Поспел чай, выпили по несколько кружек. Сорокину было так хорошо здесь, что уходить не хотелось, хотя дел у него невпроворот: надо закончить отчет о первом учебном годе, поработать над собственным проектом букваря. Главное, алфавит. Надо так подобрать буквы русского алфавита, чтобы они были близки чукотским звукам. В принципе, с помощью нескольких дополнительных знаков вполне можно выразить все звуки чукотского языка. Сорокин давно уже пользовался своим, собственным алфавитом, и его ученики читали и писали по-чукотски, используя русскую графику.

Раскрылась дверь, впустив в чоттагин ураган, метнулось пламя в костре, заколыхался меховой занавес полога. Пришел Пэнкок.

- Большой дым на горизонте!

Драбкин с Сорокиным переглянулись.

- Неужели наш пароход? - воскликнули оба разом.

Цепляясь за ярангу, они вышли на улицу, на северную, обращенную к морю сторону.

На горизонте, прямо против Улакского берега курился дымок.

- Он приближается, - сказал Пэнкок.

- Пароход! - закричал Драбкин. - Это тот самый пароход, который мы ждем! Тот самый, на котором ты поедешь учиться в Ленинград!

- Кто поедет? - не понял Пэнкок.

- Ты.

- Я? - На его лице было написано такое изумление и растерянность, что Сорокин рассмеялся, - Да этого быть не может!

У каждой яранги стояли люди и смотрели на приближающийся пароход. Драбкин пошел за биноклем.

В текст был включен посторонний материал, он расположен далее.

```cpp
#define SD_FILL_NW_MAX 16
template <int P, bool RANKED, int CF, int FL = P, bool ONE = false, int FLS = 0>
__global__ __launch_bounds__(SD_FILL_NW_MAX * 64, 4) void sd_fast_fill(
    const ChunkDesc* __restrict__ chunks, int n_chunks, const uint32_t* __restrict__ bases2,
    const uint32_t* __restrict__ nmask, const uint32_t* __restrict__ table,
    const uint32_t* __restrict__ lane_consts, ScoreArgs sc, uint32_t Hx, unsigned long long levels, int32_t* __restrict__ Bout,
    int32_t* __restrict__ argV, uint32_t* __restrict__ ckpt, int32_t* __restrict__ ckbase,
    int* __restrict__ queue, const int* __restrict__ order, const uint32_t* __restrict__ cendoff,
    const uint32_t* __restrict__ crank) {
    constexpr int P4 = (P + 3) & ~3;
    extern __shared__ __attribute__((aligned(16))) uint32_t lds[];
    constexpr int TBL = 5 * P4 * 64;
    constexpr bool F16 = CF == CF_F16, U16 = CF == CF_U16;
    using CO = CellOps<CF>;
    constexpr uint32_t NEGC = CO::NEG;
    for (int idx = threadIdx.x * 4; idx < TBL; idx += blockDim.x * 4) {
        uint4 q = *reinterpret_cast<const uint4*>(&table[idx]);
        if constexpr (F16) {
            q.x = CO::from_i16x2(q.x); q.y = CO::from_i16x2(q.y);
            q.z = CO::from_i16x2(q.z); q.w = CO::from_i16x2(q.w);
        }
        if constexpr (U16) {
            const uint32_t tm = lane_consts[((idx >> 2) & 63) * FAST_LANE_WORDS + FLC_TMPL];
            const int tpad = min(min(sc.match, sc.mismatch) - sc.del - sc.ins, 0);
            const int plo = (tm & 0xffffu) == 0xffffu ? 0 : tpad, phi = (tm >> 16) == 0xffffu ? 0 : tpad;
            auto cv = [&](uint32_t w) {
                const int lo = (int)(short)(w & 0xffffu), hi = (int)w >> 16;
                return spair(lo <= -30000 ? plo : lo, hi <= -30000 ? phi : hi);
            };
            q.x = cv(q.x); q.y = cv(q.y); q.z = cv(q.z); q.w = cv(q.w);
        }
        *reinterpret_cast<uint4*>(&lds[idx]) = q;
    }
    __syncthreads();

    const int wave = __builtin_amdgcn_readfirstlane((int)(threadIdx.x >> 6));
    const int nw = (int)(blockDim.x >> 6);
    const int lane = threadIdx.x & 63;
    (void)wave; (void)nw; (void)levels;
    const int H = Hx & 0xff;
    const bool bperm_ok = (Hx >> 8) & 1;
    FairShare fair;
    fair.init(reinterpret_cast<int*>(lds + TBL), wave, nw, lane, queue, n_chunks);
    ChunkSched sched;
    sched.init(queue, order, n_chunks);
    for (int c = sched.next(); c >= 0; c = sched.next()) {
    const ChunkDesc cd = chunks[c];
    const int n = cd.n;
    ReadStream rs;
    rs.init(bases2 + cd.woff, cd.noff >= 0 ? nmask + cd.noff : nullptr, n);
    bool bperm_scan = bperm_ok && (!fair.drained || ((Hx >> 9) & 1));

    const uint32_t* lc = lane_consts + lane * FAST_LANE_WORDS;
    const uint32_t startMask = lc[FLC_STARTMASK];
    const uint32_t contMask = lc[FLC_CONTMASK];
    const uint32_t cont2Mask = lc[FLC_CONT2];
    const uint32_t oneMask = ONE ? lc[FLC_ONE] : 0u;
    const uint32_t endOffPlan = lc[FLC_ENDOFF];
    constexpr bool HRED = F16 || U16;
    constexpr bool SLOT_RUNS = U16 && FLS > 0;
    const uint32_t endOffRaw = pk_adds(RANKED ? cendoff[(size_t)c * 64 + lane] : lc[FLC_ENDALL], pack2(sc.del));
    const uint32_t endOff = HRED ? CO::from_i16x2(endOffRaw)
                                 : CO::from_i16x2(RANKED ? cendoff[(size_t)c * 64 + lane] : endOffPlan);
    const uint32_t rank2 = RANKED ? crank[(size_t)c * 64 + lane] : 0u;
    const uint32_t row0adj = CO::from_i16x2(lc[FLC_ROW0]);
    const uint32_t ins2 = CO::splat(sc.ins);
    uint32_t planeMask = 0xffffffffu, endMask = 0xffffffffu, notStart = ~startMask;
    if constexpr (U16) {
        const uint32_t tm = lc[FLC_TMPL];
        planeMask = ((tm & 0xffffu) == 0xffffu ? 0u : 0xffffu) | ((tm >> 16) == 0xffffu ? 0u : 0xffff0000u);
        endMask = ((int)(short)(endOffRaw & 0xffffu) <= -30000 ? 0u : 0xffffu) | (((int)endOffRaw >> 16) <= -30000 ? 0u : 0xffff0000u);
        asm volatile("" : "+v"(planeMask), "+v"(endMask), "+v"(notStart));
    }

    int32_t* Bc = Bout + cd.row0 + (uint64_t)c;
    uint32_t* ck = ckpt + (uint64_t)cd.pad * (uint64_t)(P * 64) + lane;
    int32_t* ckb = ckbase + cd.pad;

    uint32_t L[P];
    uint32_t tb[P4];
    uint32_t K = NEGC;
    int base = 0, Brel = 0, tp = 0;
    uint32_t bdel16 = 0;
    int accBV = 0;
    int flush_at = min(n, 64);

    typedef uint32_t u32x4_t __attribute__((ext_vector_type(4)));
    using lds_u4 = __attribute__((address_space(3))) const u32x4_t;
    const uint32_t lds_lane = (uint32_t)(uintptr_t)(__attribute__((address_space(3))) const uint32_t*)lds + lane * 16;
    auto load_table = [&](int r, uint32_t& after) {
        uint32_t addr = lds_lane + (uint32_t)(r * (P4 * 256));
        asm volatile("" : "+v"(addr), "+v"(after));
        lds_u4* t = (lds_u4*)(uintptr_t)addr;
#pragma unroll
        for (int c4 = 0; c4 < P4 / 4; ++c4) {
            const u32x4_t q = t[c4 * 64];
            tb[4 * c4 + 0] = q.x; tb[4 * c4 + 1] = q.y; tb[4 * c4 + 2] = q.z; tb[4 * c4 + 3] = q.w;
        }
    };
    const int idle4 = (int)(((Hx >> 16) & 63u) << 2);
    int bp1 = (contMask & 0xffffu) ? (lane - 1) << 2 : idle4;
    int bp2 = (cont2Mask & 0xffffu) ? (lane - 2) << 2 : idle4;
    asm volatile("" : "+v"(bp1), "+v"(bp2));
    auto excl_scan = [&](uint32_t a) {
        uint32_t inc = a;
        if (bperm_scan) {
            inc = CO::mx(inc, (uint32_t)__builtin_amdgcn_ds_bpermute(bp1, (int)inc));
            inc = CO::mx(inc, (uint32_t)__builtin_amdgcn_ds_bpermute(bp2, (int)inc));
            return (uint32_t)__builtin_amdgcn_ds_bpermute(bp1, (int)inc);
        }
        if (H <= 4) {
            inc = CO::mx(inc, bfi(contMask, lane_up(inc, 1), NEGC));
            inc = CO::mx(inc, bfi(cont2Mask, lane_up(lane_up(inc, 1), 1), NEGC));
        } else {
            for (int h = 1; h < H; ++h) inc = CO::mx(a, bfi(contMask, lane_up(inc, 1), NEGC));
        }
        return bfi(contMask, lane_up(inc, 1), NEGC);
    };
    auto reduce_ends = [&](uint32_t Eend, int row) {
        if constexpr (HRED) {
            uint32_t val = CO::add(Eend, endOff);
            if constexpr (U16 && RANKED) val &= endMask;
            uint32_t m;
            asm("v_max_f16_sdwa %0, %1, %1 dst_sel:DWORD dst_unused:UNUSED_PAD src0_sel:WORD_0 src1_sel:WORD_1\n\t"
                "s_nop 1\n\t"
                "v_max_f16_dpp %0, %0, %0 row_shr:1 row_mask:0xf bank_mask:0xf\n\t"
                "s_nop 1\n\t"
                "v_max_f16_dpp %0, %0, %0 row_shr:2 row_mask:0xf bank_mask:0xf\n\t"
                "s_nop 1\n\t"
                "v_max_f16_dpp %0, %0, %0 row_shr:4 row_mask:0xf bank_mask:0xf\n\t"
                "s_nop 1\n\t"
                "v_max_f16_dpp %0, %0, %0 row_shr:8 row_mask:0xf bank_mask:0xf\n\t"
                "s_nop 1\n\t"
                "v_max_f16_dpp %0, %0, %0 row_bcast:15 row_mask:0xa bank_mask:0xf\n\t"
                "s_nop 1\n\t"
                "v_max_f16_dpp %0, %0, %0 row_bcast:31 row_mask:0xc bank_mask:0xf"
                : "=&v"(m) : "v"(val));
            const uint32_t b16 = (uint32_t)__builtin_amdgcn_readlane((int)m, 63) & 0xffffu;
            unsigned long long mlo, mhi;
            asm("v_cmp_eq_f16_e64 %0, %1, %2" : "=s"(mlo) : "v"(val), "s"(b16));
            asm("v_cmp_eq_f16_sdwa %0, %1, %2 src0_sel:WORD_1 src1_sel:WORD_0" : "=s"(mhi) : "v"(val), "s"(b16));
            if constexpr (RANKED) {
                if (__popcll(mlo) + __popcll(mhi) > 1) {
                    const int klo = ((mlo >> lane) & 1ull) ? (int)(rank2 & 0xffffu) : 0x7fff;
                    const int khi = ((mhi >> lane) & 1ull) ? (int)(rank2 >> 16) : 0x7fff;
                    const int kmin = -wave_max(-min(klo, khi));
                    mlo = __ballot(klo == kmin);
                    mhi = __ballot(khi == kmin);
                }
            }
            const int v = mlo ? __builtin_ctzll(mlo) : 64 + __builtin_ctzll(mhi);
            bdel16 = b16;
            const int slot = (row - 1) & 63;
            acc_put(accBV, (int)((b16 << 7) | (uint32_t)v), slot);
            if (row == flush_at) {
                flush_at = min(n, row + 64);
                asm volatile("");
                const uint32_t w = (uint32_t)accBV;
                const int bi = U16 ? (int)(w >> 7) - U16_BIAS : (int)(float)__builtin_bit_cast(_Float16, (unsigned short)(w >> 7));
                const int tpl = tp - (slot - lane);
                const int Bv = base + bi - sc.del + tpl * sc.ins;
                if (lane <= slot) Bc[row - slot + lane] = (int)(((uint32_t)Bv << 7) | (w & 127u));
            }
            return;
        }
        const uint32_t val = CO::add(Eend, endOff);
        int lo, hi;
        CO::to_int(val, lo, hi);
        const int b = wave_max(max(lo, hi));
        unsigned long long mlo, mhi;
        if (RANKED) {
            mlo = __ballot(lo == b);
            mhi = __ballot(hi == b);
            if (__popcll(mlo) + __popcll(mhi) > 1) {
                const int klo = lo == b ? (int)(rank2 & 0xffffu) : 0x7fff;
                const int khi = hi == b ? (int)(rank2 >> 16) : 0x7fff;
                const int kmin = -wave_max(-min(klo, khi));
                mlo = __ballot(klo == kmin);
                mhi = __ballot(khi == kmin);
            }
        } else {
            mlo = __ballot(lo == b);
            mhi = __ballot(hi == b);
        }
        const int v = mlo ? (__ffsll((long long)mlo) - 1) : (64 + __ffsll((long long)mhi) - 1);
        Brel = b + tp * sc.ins;
        const int slot = (row - 1) & 63;
        acc_put(accBV, (int)(((uint32_t)(base + Brel) << 7) | (uint32_t)v), slot);
        if (row == flush_at) {
            flush_at = min(n, row + 64);
            if (lane <= slot) Bc[row - slot + lane] = accBV;
        }
    };

    uint32_t pin = 0;
    load_table(rs.code(0), pin);
    rs.advance(0);
    if constexpr (U16) {
        L[0] = (tb[0] + row0adj + U16_BIAS2) & planeMask;
#pragma unroll
        for (int q = 1; q < P; ++q) L[q] = CO::mx(L[q - 1], (tb[q] + ins2 + U16_BIAS2) & planeMask);
    } else {
    L[0] = CO::add(tb[0], row0adj);
#pragma unroll
    for (int q = 1; q < P; ++q) L[q] = CO::mx(L[q - 1], CO::add(tb[q], ins2));
    }
    int rcur = rs.code(1);
    int rprev = 4;
    (void)rprev;
    load_table(rcur, L[P - 1]);
    rs.advance(1);
    std::conditional_t<U16, U16Guard<P>, F16Guard<P>> guard;
    if constexpr (F16) {
        guard.start(L[P - 1], sc.guard_lim);
        guard.check_low(L);
    }
    if constexpr (U16) {
        guard.start(sc.guard_lim);
        guard.check_low(L, planeMask);
    }
    const uint32_t a0 = ONE ? bfi(oneMask, L[0], L[P - 1]) : L[P - 1];
    if constexpr (HRED) reduce_ends(a0, 1);
    K = excl_scan(a0);
    uint32_t Eend = CO::mx(a0, K);
    if constexpr (!HRED) reduce_ends(Eend, 1);

    for (int i = 1; i < n;) {
        if ((i & (FAST_R - 1)) == 0) {
            fair.update(n - i);
            bperm_scan = bperm_ok && (!fair.drained || ((Hx >> 9) & 1));
            if ((i & (127 >> ((Hx >> 11) & 1))) == 0) {
                if constexpr (F16)
                    Brel = __builtin_amdgcn_readfirstlane((int)(float)__builtin_bit_cast(_Float16, (unsigned short)bdel16)) -
                           sc.del + tp * sc.ins;
                if constexpr (U16) Brel = (int)bdel16 - U16_BIAS - sc.del + tp * sc.ins;
                const uint32_t d2 = U16 ? pack2(-(Brel - tp * sc.ins)) : CO::splat(F16 ? -(Brel - tp * sc.ins) : Brel - tp * sc.ins);
                base += Brel;
                Brel = 0;
                tp = 0;
                if constexpr (F16) bdel16 = __builtin_amdgcn_readfirstlane((int)(CO::splat(sc.del) & 0xffffu));
                if constexpr (U16) bdel16 = (uint32_t)(U16_BIAS + sc.del);
                if constexpr (U16) {
                    typedef unsigned short u2_t __attribute__((ext_vector_type(2)));
                    auto shift = [](uint32_t x, uint32_t d) {
                        return __builtin_bit_cast(uint32_t, __builtin_bit_cast(u2_t, x) + __builtin_bit_cast(u2_t, d));
                    };
                    const uint32_t d2m = d2 & planeMask;
                    guard.check_high(L);
                    K = shift(K, d2m & notStart);
#pragma unroll
                    for (int s = 0; s < P; ++s) L[s] = shift(L[s], d2m);
                    guard.check_low(L, planeMask);
                } else if constexpr (F16) {
                    guard.check_high(L);
                    K = bfi(startMask, NEGC, CO::add(K, d2));
                    Eend = CO::add(Eend, d2);
#pragma unroll
                    for (int s = 0; s < P; ++s) L[s] = CO::add(L[s], d2);
                    guard.check_low(L);
                } else {
                K = bfi(startMask, NEG2, pk_subs(K, d2));
                Eend = pk_subs(Eend, d2);
#pragma unroll
                for (int s = 0; s < P; ++s) L[s] = pk_subs(L[s], d2);
                }
            }
            const int q = (i / FAST_R) - 1;
#pragma unroll
            for (int s = 0; s < P; ++s) ck[(uint64_t)q * (P * 64) + s * 64] = CO::mx(L[s], K);
            if (lane == 0) ckb[q] = base + tp * sc.ins;
        }
        const int iend = min(n, (i | (FAST_R - 1)) + 1);
        for (; i < iend; ++i) {
        uint32_t KB;
        if constexpr (HRED) {
            asm("v_pk_max_f16 %0, %1, %2 op_sel_hi:[1,0]" : "=v"(KB) : "v"(K), "s"(bdel16));
            if constexpr (U16) KB &= planeMask;
        } else {
            KB = CO::mx(K, CO::splat(Brel + sc.del - tp * sc.ins));
        }
        const uint32_t w0 = U16 ? (L[0] & notStart) : bfi(startMask, NEGC, L[0]);
        uint32_t u_[P], v_[P], c_[P];
        uint32_t run = 0;
        if constexpr (HRED) {
            if constexpr (FLS > 0) {
                constexpr int FL3 = FL - 3 * FLS > 1 ? FL - 3 * FLS : 1;
                constexpr int FL2 = FL - 2 * FLS > FL3 ? FL - 2 * FLS : FL3;
                constexpr int FL1 = FL - FLS > FL2 ? FL - FLS : FL2;
                const int lv = (int)(levels >> (2 * (5 * rprev + rcur))) & 3;
#pragma unroll
                for (int q = 1; q <= FL3 && q < P; ++q) L[q - 1] = CO::mx(L[q - 1], KB);
                if (lv <= 2) {
#pragma unroll
                    for (int q = FL3 + 1; q <= FL2 && q < P; ++q) L[q - 1] = CO::mx(L[q - 1], KB);
                }
                if (lv <= 1) {
#pragma unroll
                    for (int q = FL2 + 1; q <= FL1 && q < P; ++q) L[q - 1] = CO::mx(L[q - 1], KB);
                }
                if (lv == 0) {
#pragma unroll
                    for (int q = FL1 + 1; q <= FL && q < P; ++q) L[q - 1] = CO::mx(L[q - 1], KB);
                }
            }
            const uint32_t w0f = FLS > 0 ? (U16 ? (L[0] & notStart) : bfi(startMask, NEGC, L[0])) : w0;
            if constexpr (SLOT_RUNS) {
#pragma unroll
                for (int q = P - 1; q >= 1; --q) asm volatile("v_add_u32 %0, %0, %1" : "+v"(tb[q]) : "v"(L[q - 1]));
                asm volatile("v_add_u32 %0, %0, %1" : "+v"(tb[0]) : "v"(KB));
                asm volatile("v_pk_maximum3_f16 %0, %1, %2, %3" : "=v"(L[0]) : "v"(tb[0]), "v"(w0f), "v"(K));
#pragma unroll
                for (int q = 1; q < P; ++q)
                    asm volatile("v_pk_maximum3_f16 %0, %1, %2, %0" : "+v"(L[q]) : "v"(L[q - 1]), "v"(tb[q]));
            } else {
#pragma unroll
            for (int s = 0; s < P + 4; ++s) {
                if (s >= 4) {
                    const int q = s - 4;
                    L[q] = q == 0 ? CO::mx3(v_[0], w0f, K) : CO::mx3(L[q - 1], v_[q], L[q]);
                }
                if (s >= 2 && s - 2 < P) {
                    const int q = s - 2;
                    v_[q] = CO::add(u_[q], tb[q]);
                }
                if (s < P) {
                    const int q = s;
                    if (q == 0) u_[q] = KB;
                    else if (FLS == 0 && q <= FL) u_[q] = CO::mx(L[q - 1], KB);
                    else u_[q] = L[q - 1];
                }
                __builtin_amdgcn_sched_barrier(0);
            }
            }
            (void)c_; (void)run; (void)u_; (void)v_;
        } else {
#pragma unroll
        for (int s = 0; s < P + 3; ++s) {
            if (s >= 3) {
                const int q = s - 3;
                run = q == 0 ? c_[0] : pk_max(run, c_[q]);
                L[q] = run;
            }
            if (s >= 2 && s - 2 < P) {
                const int q = s - 2;
                c_[q] = pk_max(v_[q], q == 0 ? w0 : L[q]);
            }
            if (s >= 1 && s - 1 < P) {
                const int q = s - 1;
                v_[q] = pk_adds(u_[q], tb[q]);
            }
            if (s < P) {
                const int q = s;
                u_[q] = q == 0 ? KB : q <= FL ? pk_max(L[q - 1], KB) : L[q - 1];
            }
            __builtin_amdgcn_sched_barrier(0);
        }
        }
        rprev = rcur;
        rcur = rs.code(i + 1);
        load_table(rcur, L[P - 1]);
        rs.advance(i + 1);
        uint32_t a = HRED ? L[P - 1] : CO::mx(L[P - 1], K);
        if constexpr (ONE) a = bfi(oneMask, L[0], a);
        ++tp;
        if constexpr (HRED) {
            uint32_t t1 = 0;
            if (bperm_scan) t1 = (uint32_t)__builtin_amdgcn_ds_bpermute(bp1, (int)a);
            reduce_ends(a, i + 1);
            if (bperm_scan) {
                const uint32_t i1 = CO::mx(a, t1);
                const uint32_t i2 = CO::mx(i1, (uint32_t)__builtin_amdgcn_ds_bpermute(bp2, (int)i1));
                K = (uint32_t)__builtin_amdgcn_ds_bpermute(bp1, (int)i2);
            } else {
                K = excl_scan(a);
            }
        } else {
            K = excl_scan(a);
            Eend = CO::mx(a, K);
            reduce_ends(Eend, i + 1);
        }
        }
    }
    if constexpr (HRED) {
        guard.check_high(L);
        guard.finish(sc.guard_flag);
    }
    }
    fair.leave();
}


}
```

- Он пошутил? - спросил Пэнкок.

- Нет, - ответил Сорокин, - он не шутил. Мы все никак не решались сказать тебе… Ведь ты недавно женился, да и вдруг не захочешь…

- Как вы могли подумать такое? - обиделся Пэнкок. - Правда, страшно очень… но ведь и в море бывает нелегко. А тут среди людей… Зато я вернусь учителем! Какомэй! Да если Млеткын ездил в Америку, а Тэгрын сидел в тюрьме в Петропавловске, почему я не могу поехать в Ленинград? А Йоо? Она подождет, она мне верит. У нас тоже, наверное, это самое, как сказала Наргинау - любовь…

Драбкин вернулся с биноклем, и Сорокин сообщил ему, что Пэнкок согласен ехать в Ленинград.

- Молодец! - сказал Драбкин и пожал руку Пэнкоку. - Я всегда думал, что ты настоящий комсомолец!

А пароход все приближался, и уже можно было различить надстройки, возвышающиеся над черным корпусом.